* [REQUIREMENT]:
Search the material below for the string "sqrtf" and copy each line where it appears.
******
# jyf588/SimGAN

Hardware: AMD Instinct MI355X
Metric: env-steps/sec of GAIL-dyn PPO update (higher is better)
Workload: dtype f32; 1 GPU; northstar: GAIL-dyn update, T=128 N=512/GPU obs=47 act=12 D-in=86 policy=mlp h64 D h100 ppo_epoch=10 num_mini_batch=1...; optimizer_steps_per_update=2720, parallelism=single GPU

## Files before the change

### simgan_amd/csrc/sg_disc_step4.hpp

```cpp
#pragma once

struct Step4Args {
    PregatherArgs next;
    double* loss_acc;
};

#define SG_STEP4_TIMEOUT_TICKS 300000000ll

__device__ __forceinline__ float sg_ld_sc1(__amdgpu_buffer_rsrc_t r, int byte_off) {
    return __uint_as_float(__builtin_amdgcn_raw_buffer_load_b32(r, byte_off, 0, 16 ));
}

__device__ __forceinline__ bool sg_step4_wait(const unsigned* flags, int lo, int hi, unsigned want, int lane) {
    const long long deadline = wall_clock64() + SG_STEP4_TIMEOUT_TICKS;
    for (int it = 0;; ++it) {
        bool ok = true;
        for (int j = lo + lane; j < hi; j += 64) ok = ok & (__hip_atomic_load(flags + j * SG_STEP4_FLAG_STRIDE, __ATOMIC_RELAXED, __HIP_MEMORY_SCOPE_AGENT) == want);
        if (__all(ok)) return true;
        if ((it & 31) == 31 && wall_clock64() > deadline) return false;
        __builtin_amdgcn_s_sleep(1);
    }
}

template <int KF, int KH>
__global__ __launch_bounds__(512) void k_disc_step4(float* c_params, float* c_m, float* c_v, float* c_wT, float* c_ops,
                                                   SgOptState* c_st, int c_pack ,
                                                   int c_B, Step4Args a) {
    constexpr int Fp = 16 * KF, Hp = 16 * KH, ldF = Fp + 4, ldH = Hp + 4;
    constexpr int NWC = KF > KH ? KF : KH;
    constexpr int W_LDS = 8 * 256, C_LDS = SG_CHAIN4_LDS_FLOATS(KF, KH);
    __shared__ __attribute__((aligned(16))) float sm[(C_LDS > W_LDS ? C_LDS : W_LDS) + 4];
    const int c_G = c_pack & 1023, c_k1 = (int)((unsigned)c_pack >> 14);
    const int tid = threadIdx.x, wave = tid >> 6, lane = tid & 63;
    const int Kt = 64 * c_G, n_chain = 12 * c_G, w_base = (n_chain + 7) & ~7;
    unsigned* flags = reinterpret_cast<unsigned*>(c_st) + SG_STEP4_FLAG_WORD0;
    float* c_part = c_ops + (size_t)(2 - ((c_k1 - 1) & 1)) * ((size_t)Kt * (3 * Hp + ldF + Fp));

    if ((int)blockIdx.x < n_chain) {
        if (wave >= NWC) return;
        int t0 = 0;
        if (tid == 0) t0 = c_st->t0;
        Chain4Args ca{c_params, c_wT, c_ops, c_part, c_B, c_G, 1.0f / (float)c_B, 10.0f};
        sg_chain4_body<KF, KH, true>(ca, sm);
        asm volatile("s_waitcnt vmcnt(0)" ::: "memory");
        __syncthreads();
        if (tid == 0) __hip_atomic_store(flags + blockIdx.x * SG_STEP4_FLAG_STRIDE, (unsigned)(t0 + c_k1), __ATOMIC_RELAXED, __HIP_MEMORY_SCOPE_AGENT);
        return;
    }
    const int wb = (int)blockIdx.x - w_base;
    constexpr int th = KH, tf = KF, T2 = th * th, ntv = 8 * (th + tf), NV = (3 * Hp + 4 + 63) / 64;
    static_assert((8 - th) * (th + tf) > NV, "k_disc_step4: a spare slot must exist for the Adam-scalar lane");
    if (wb < 0) return;
    if (wb >= ntv) {
        if (a.next.ops) sg_disc_pregather(a.next, wb - ntv);
        return;
    }
    SgDiscDesc d;
    d.F = 0; d.Hd = 0; d.Hp = Hp; d.Fp = Fp; d.ldF = ldF; d.ldH = ldH;
    d.w1 = 0; d.b1 = Hp * ldF; d.w2 = d.b1 + Hp; d.b2 = d.w2 + Hp * ldH; d.w3 = d.b2 + Hp; d.b3 = d.w3 + Hp; d.total = d.b3 + 16;
    float (*red)[256] = reinterpret_cast<float (*)[256]>(sm);
    int* sh_ok = reinterpret_cast<int*>(sm + W_LDS);
    unsigned* err = reinterpret_cast<unsigned*>(c_st) + SG_STEP4_ERR_WORD;
    const int xcd = wb & 7, slot = wb >> 3;
    const int li = lane & 15, lq = lane >> 4;
    constexpr int nw = 8;
    if (xcd < th) {
        const int b = slot < th ? xcd * th + slot : T2 + xcd * tf + (slot - th);
        const bool w2 = b < T2;
        const int t = w2 ? b : b - T2;
        const int tm = w2 ? t / th : t / tf, tn = w2 ? t % th : t % tf;
        const int ldp = w2 ? ldH : ldF;
        const int idx = (w2 ? d.w2 : d.w1) + (tm * 16 + ((tid & 255) >> 4)) * ldp + tn * 16 + (tid & 15);
        float p0 = 0.f, m0 = 0.f, v0 = 0.f;
        float4 sc = float4{0.f, 0.f, 1.f, 1.f};
        int t0 = 0;
        if (tid < 256) {
            p0 = c_params[idx]; m0 = c_m[idx]; v0 = c_v[idx];
            sc = *reinterpret_cast<const float4*>(c_st->step_size2);
        }
        if (tid < 256 || wave == 7) t0 = c_st->t0;
        const SgStacks stk = sg_disc_stacks(c_ops, Kt, Hp, Fp, ldF);
        const float* L = (w2 ? stk.L2 : stk.L1) + (size_t)tm * Kt * 16;
        const float* Rr = (w2 ? stk.R2 : stk.R1t) + (size_t)tn * Kt * 16;
        const int n_chunks = Kt >> 4;
        const __amdgpu_buffer_rsrc_t rL = __builtin_amdgcn_make_buffer_rsrc(const_cast<float*>(L), 0, Kt * 64, 0x00020000);
        const __amdgpu_buffer_rsrc_t rR = __builtin_amdgcn_make_buffer_rsrc(const_cast<float*>(Rr), 0, Kt * 64, 0x00020000);
        int img0 = 0, img1 = 0;
        sg_disc_img_pos(d, w2, tm * 16 + ((tid & 255) >> 4), tn * 16 + (tid & 15), img0, img1);
        if (tid == 0) *sh_ok = 1;
        __syncthreads();
        const unsigned want = (unsigned)(t0 + c_k1);
        if (wave == 7 && (__hip_atomic_load(err, __ATOMIC_RELAXED, __HIP_MEMORY_SCOPE_AGENT) != 0 || !sg_step4_wait(flags, 4 * c_G, n_chain, want, lane)) && lane == 0) *sh_ok = 0;
        __syncthreads();
        if (!*sh_ok) { if (tid == 0) { atomicOr(err, 1u); a.loss_acc[0] = __builtin_nanf(""); } return; }
        f32x4 acc = f32x4{0.f, 0.f, 0.f, 0.f}, alt = acc;
        const int half_chunks = n_chunks >> 1;
        auto contract = [&](int c_lo, int c_hi, auto&& between) {
            bool first = true;
            for (int c0 = c_lo + wave; c0 < c_hi || first; c0 += 2 * nw) {
                float x[2][4], y[2][4];
#pragma unroll
                for (int cc = 0; cc < 2; ++cc)
#pragma unroll
                    for (int s = 0; s < 4; ++s) {
                        const int c = c0 + cc * nw;
                        const int r = c < c_hi ? 16 * c + 4 * s + lq : Kt;
                        x[cc][s] = sg_ld_sc1(rL, (r * 16 + li) * 4);
                        y[cc][s] = sg_ld_sc1(rR, (r * 16 + li) * 4);
                    }
                if (first) { between(); first = false; }
#pragma unroll
                for (int cc = 0; cc < 2; ++cc)
#pragma unroll
                    for (int s = 0; s < 4; ++s) {
                        if (s & 1) alt = sg_mfma(x[cc][s], y[cc][s], alt);
                        else acc = sg_mfma(x[cc][s], y[cc][s], acc);
                    }
            }
        };
        contract(0, half_chunks, [&]() {
            if (wave == 7 && !sg_step4_wait(flags, 0, 4 * c_G, want, lane) && lane == 0) *sh_ok = 0;
        });
        __syncthreads();
        if (!*sh_ok) { if (tid == 0) { atomicOr(err, 1u); a.loss_acc[0] = __builtin_nanf(""); } return; }
        contract(half_chunks, n_chunks, []() {});
        acc += alt;
#pragma unroll
        for (int r = 0; r < 4; ++r) red[wave][(4 * lq + r) * 16 + li] = acc[r];
        __syncthreads();
        if (tid < 256) {
            float g = 0.f;
            {
                float r8[8];
#pragma unroll
                for (int w = 0; w < 8; ++w) r8[w] = red[w][tid];
#pragma unroll
                for (int w = 0; w < 8; ++w) g += r8[w];
            }
            const bool odd = (t0 + c_k1) & 1;
            const float step_size = odd ? sc.y : sc.x, bc2_sqrt = odd ? sc.w : sc.z;
            m0 = m0 + (g - m0) * (float)(1.0 - 0.9);
            v0 = v0 * (float)0.999 + (float)(1.0 - 0.999) * g * g;
            const float denom = sqrtf(v0) / bc2_sqrt + SG_DISC_ADAM_EPS;
            p0 = p0 - step_size * (m0 / denom);
            __builtin_amdgcn_sched_barrier(0);
            __builtin_nontemporal_store(p0, c_params + idx);
            __builtin_nontemporal_store(m0, c_m + idx);
            __builtin_nontemporal_store(v0, c_v + idx);
            __builtin_nontemporal_store(p0, c_wT + img0);
            __builtin_nontemporal_store(p0, c_wT + img1);
        }
        return;
    }
    const int vid = (xcd - th) * (th + tf) + slot;
    if (vid > NV) return;
    if (vid == NV) {
        if (tid == 0) sg_opt_prepare(c_st, c_st->t0 + c_k1 + 1);
        return;
    }
    {
        const int nparts = n_chain, stride = 4 * Hp, NE = 3 * Hp + 4;
        const int i = 64 * vid + lane;
        const float4 sc = *reinterpret_cast<const float4*>(c_st->step_size2);
        const int t0 = c_st->t0;
        const bool odd = (t0 + c_k1) & 1;
        const float step_size = odd ? sc.y : sc.x, bc2_sqrt = odd ? sc.w : sc.z;
        const bool is_param = wave == 0 && i < 3 * Hp + 1;
        const int pidx = i < Hp ? d.b1 + i : i < 2 * Hp ? d.b2 + (i - Hp) : i < 3 * Hp ? d.w3 + (i - 2 * Hp) : d.b3;
        float pv = 0.f, pm = 0.f, pvv = 0.f;
        if (is_param) { pv = c_params[pidx]; pm = c_m[pidx]; pvv = c_v[pidx]; }
        const __amdgpu_buffer_rsrc_t rP = __builtin_amdgcn_make_buffer_rsrc(c_part, 0, nparts * stride * 4, 0x00020000);
        if (tid == 0) *sh_ok = 1;
        __syncthreads();
        if (wave == 7 && (__hip_atomic_load(err, __ATOMIC_RELAXED, __HIP_MEMORY_SCOPE_AGENT) != 0 || !sg_step4_wait(flags, 0, n_chain, (unsigned)(t0 + c_k1), lane)) && lane == 0) *sh_ok = 0;
        __syncthreads();
        if (!*sh_ok) { if (tid == 0) { atomicOr(err, 1u); a.loss_acc[0] = __builtin_nanf(""); } return; }
        float g = 0.f;
        if (i < NE) {
            for (int s0 = wave; s0 < nparts; s0 += 16 * nw) {
                float tt[16];
#pragma unroll
                for (int u = 0; u < 16; ++u) {
                    const int sidx = s0 + u * nw;
                    tt[u] = sidx < nparts ? sg_ld_sc1(rP, (sidx * stride + i) * 4) : 0.f;
                }
#pragma unroll
                for (int u = 0; u < 16; ++u) g += tt[u];
            }
        }
        red[wave][lane] = g;
        __syncthreads();
        if (wave == 0 && i < NE) {
            g = 0.f;
            {
                float r8[8];
#pragma unroll
                for (int w = 0; w < 8; ++w) r8[w] = red[w][lane];
#pragma unroll
                for (int w = 0; w < 8; ++w) g += r8[w];
            }
            if (i < 3 * Hp + 1) {
                pm = pm + (g - pm) * (float)(1.0 - 0.9);
                pvv = pvv * (float)0.999 + (float)(1.0 - 0.999) * g * g;
                const float denom = sqrtf(pvv) / bc2_sqrt + SG_DISC_ADAM_EPS;
                c_params[pidx] = pv - step_size * (pm / denom);
                c_m[pidx] = pm;
                c_v[pidx] = pvv;
            }
            const int l0 = (3 * Hp) & 63;
            const float el_s = __shfl(g, l0 + 1), pl_s = __shfl(g, l0 + 2), gp_s = __shfl(g, l0 + 3);
            if (i == 3 * Hp) {
                const float inv_B = 1.0f / (float)c_B;
                const float el = el_s * inv_B, pl = pl_s * inv_B, gp = 10.0f * (gp_s * inv_B);
                a.loss_acc[0] += (double)(el + pl + gp);
                a.loss_acc[1] += (double)el;
                a.loss_acc[2] += (double)pl;
            }
        }
    }
}
```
******
* [TASK RESPONSE]:
            const float denom = sqrtf(v0) / bc2_sqrt + SG_DISC_ADAM_EPS;
                const float denom = sqrtf(pvv) / bc2_sqrt + SG_DISC_ADAM_EPS;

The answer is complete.